----- DATA SECTION
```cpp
VIPE_EXPORT int vipe_conv2d_fused(const void* d_x0, int x0_ctot, int x0_coff, const void* d_x1, int x1_ctot,
                                  int x1_coff, int split, const void* d_w_packed, const float* d_bias,
                                  const float* d_extra, int extra_stride, int extra_off, void* d_y, int y_ctot,
                                  int y_coff, void* d_y2, int y2_ctot, int y2_coff, const void* d_net, int net_ctot,
                                  int net_coff, const void* d_z, float* d_fout, const void* d_accinit, int ai_ctot,
                                  int ai_coff, int B, int H, int W, int Cin, int Cout, int KH, int KW, int act, int mode,
                                  void* stream) {
  VIPE_CHECK_ARG(d_x0 && d_w_packed && d_bias);
  VIPE_CHECK_ARG(!d_accinit || (ai_ctot % 4 == 0 && ai_coff % 4 == 0 && ai_coff + Cout <= ai_ctot));
  VIPE_CHECK_ARG(B >= 0 && H > 0 && W > 0 && Cin > 0 && Cout > 0 && (KH & 1) && (KW & 1));
  if (Cin == 4) {
    VIPE_CHECK_ARG(split >= Cin && x0_ctot % 4 == 0 && x0_coff % 4 == 0);
  } else {
    VIPE_CHECK_ARG(Cin % 8 == 0 && x0_ctot % 8 == 0 && x0_coff % 8 == 0);
    VIPE_CHECK_ARG(split >= Cin || (split % 64 == 0 && d_x1 && x1_ctot % 8 == 0 && x1_coff % 8 == 0));
  }
  const int ai_f32 = (mode & VIPE_CONV_ACCINIT_F32) != 0;
  mode &= ~VIPE_CONV_ACCINIT_F32;
  VIPE_CHECK_ARG(mode >= EPI_PLAIN && mode <= EPI_PARTIAL);
  if (mode == EPI_PARTIAL) VIPE_CHECK_ARG(d_fout && y_ctot % 4 == 0 && y_coff % 4 == 0 && y_coff + Cout <= y_ctot && !d_extra);
  if (mode == EPI_PLAIN) VIPE_CHECK_ARG(d_y && y_ctot % 4 == 0 && y_coff % 4 == 0);
  if (mode == EPI_GLO) VIPE_CHECK_ARG(d_net && d_fout);
  if (mode == EPI_ZR) VIPE_CHECK_ARG(d_y && d_y2 && d_net && Cout == 256);
  if (mode == EPI_Q) VIPE_CHECK_ARG(d_y && d_net && d_z && Cout == 128);
  if (mode == EPI_HEADS) VIPE_CHECK_ARG(d_fout && Cout == 4);
  if (mode == EPI_ETA) VIPE_CHECK_ARG(d_fout && Cout == 1);
  ConvArgs a = {};
  a.x0 = (const half_t*)d_x0; a.x0_ctot = x0_ctot; a.x0_coff = x0_coff;
  a.x1 = (const half_t*)(d_x1 ? d_x1 : d_x0); a.x1_ctot = d_x1 ? x1_ctot : x0_ctot; a.x1_coff = d_x1 ? x1_coff : x0_coff;
  a.split = split > Cin ? Cin : split;
  a.w = (const half_t*)d_w_packed; a.bias = d_bias; a.extra = d_extra; a.extra_stride = extra_stride; a.extra_off = extra_off;
  a.y = (half_t*)d_y; a.y_ctot = y_ctot; a.y_coff = y_coff;
  a.y2 = (half_t*)d_y2; a.y2_ctot = y2_ctot; a.y2_coff = y2_coff;
  a.net = (const half_t*)d_net; a.net_ctot = net_ctot; a.net_coff = net_coff;
  a.zbuf = (const half_t*)d_z; a.fout = d_fout;
  a.accinit = (const half_t*)d_accinit; a.ai_ctot = ai_ctot; a.ai_coff = ai_coff; a.ai_f32 = ai_f32;
  a.B = B; a.H = H; a.W = W; a.Cin = Cin; a.Cout = Cout; a.KH = KH; a.KW = KW;
  a.act = act; a.epi = mode;
  return launch_conv(a, as_stream(stream));
}

}
```

### vipe_amd/ext/droid_net_ext.py

```python

import ctypes

import torch

from .._lib import DTYPE_CODE, check, check_gpu_contig, lib, ptr, require, stream_ptr


def corr_index_forward(volume, coords, radius):
    check_gpu_contig(volume, coords)
    require(volume.dim() == 5 and coords.dim() == 4 and coords.dtype == torch.float32, "bad corr_index_forward inputs")
    require(volume.dtype in DTYPE_CODE, "volume must be half/float/double")
    B, h1, w1, h2, w2 = volume.shape
    require(tuple(coords.shape) == (B, 2, h1, w1), "coords must be [B,2,h1,w1]")
    rd = 2 * radius + 1
    corr = torch.empty((B, rd, rd, h1, w1), dtype=volume.dtype, device=volume.device)
    check(lib().vipe_corr_index_forward(ptr(volume), ptr(coords), ptr(corr), B, h1, w1, h2, w2, radius,
                                        DTYPE_CODE[volume.dtype], stream_ptr(volume)), "corr_index_forward")
    return [corr]


def corr_index_backward(volume, coords, corr_grad, radius):
    check_gpu_contig(volume, coords, corr_grad)
    B, h1, w1, h2, w2 = volume.shape
    require(corr_grad.dtype == volume.dtype, "corr_grad dtype must match volume")
    grad = torch.empty_like(volume)
    check(lib().vipe_corr_index_backward(ptr(coords), ptr(corr_grad), ptr(grad), B, h1, w1, h2, w2, radius,
                                         DTYPE_CODE[volume.dtype], stream_ptr(volume)), "corr_index_backward")
    return [grad]


def altcorr_forward(fmap1, fmap2, coords, radius):
    check_gpu_contig(fmap1, fmap2, coords)
    require(fmap1.dtype == fmap2.dtype and fmap1.dtype in (torch.float16, torch.float32), "fmaps must be half/float")
    require(coords.dtype == torch.float32 and coords.dim() == 5, "coords must be [B,N,H1,W1,2] float32")
    B, H1, W1, C = fmap1.shape
    _, H2, W2, _ = fmap2.shape
    N = coords.shape[1]
    rd = 2 * radius + 1
    corr = torch.empty((B, N, rd * rd, H1, W1), dtype=fmap1.dtype, device=fmap1.device)
    check(lib().vipe_altcorr_forward(ptr(fmap1), ptr(fmap2), ptr(coords), ptr(corr), B, H1, W1, H2, W2, N, C,
                                     radius, DTYPE_CODE[fmap1.dtype], stream_ptr(fmap1)), "altcorr_forward")
    return [corr]


def altcorr_backward(fmap1, fmap2, coords, corr_grad, radius):
    check_gpu_contig(fmap1, fmap2, coords, corr_grad)
    require(fmap1.dtype == torch.float32 and fmap2.dtype == torch.float32, "altcorr_backward is float32 only")
    B, H1, W1, C = fmap1.shape
    _, H2, W2, _ = fmap2.shape
    N = coords.shape[1]
    g1 = torch.zeros_like(fmap1)
    g2 = torch.zeros_like(fmap2)
    check(lib().vipe_altcorr_backward(ptr(fmap1), ptr(fmap2), ptr(coords), ptr(corr_grad), ptr(g1), ptr(g2), B, H1,
                                      W1, H2, W2, N, C, radius, stream_ptr(fmap1)), "altcorr_backward")
    return [g1, g2, torch.zeros_like(coords)]
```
----------
- _WHAT YOU HAVE TO DO_
Lines with "import": state how many there are in the records, and nothing more.

- _WRITTEN ANSWER_
3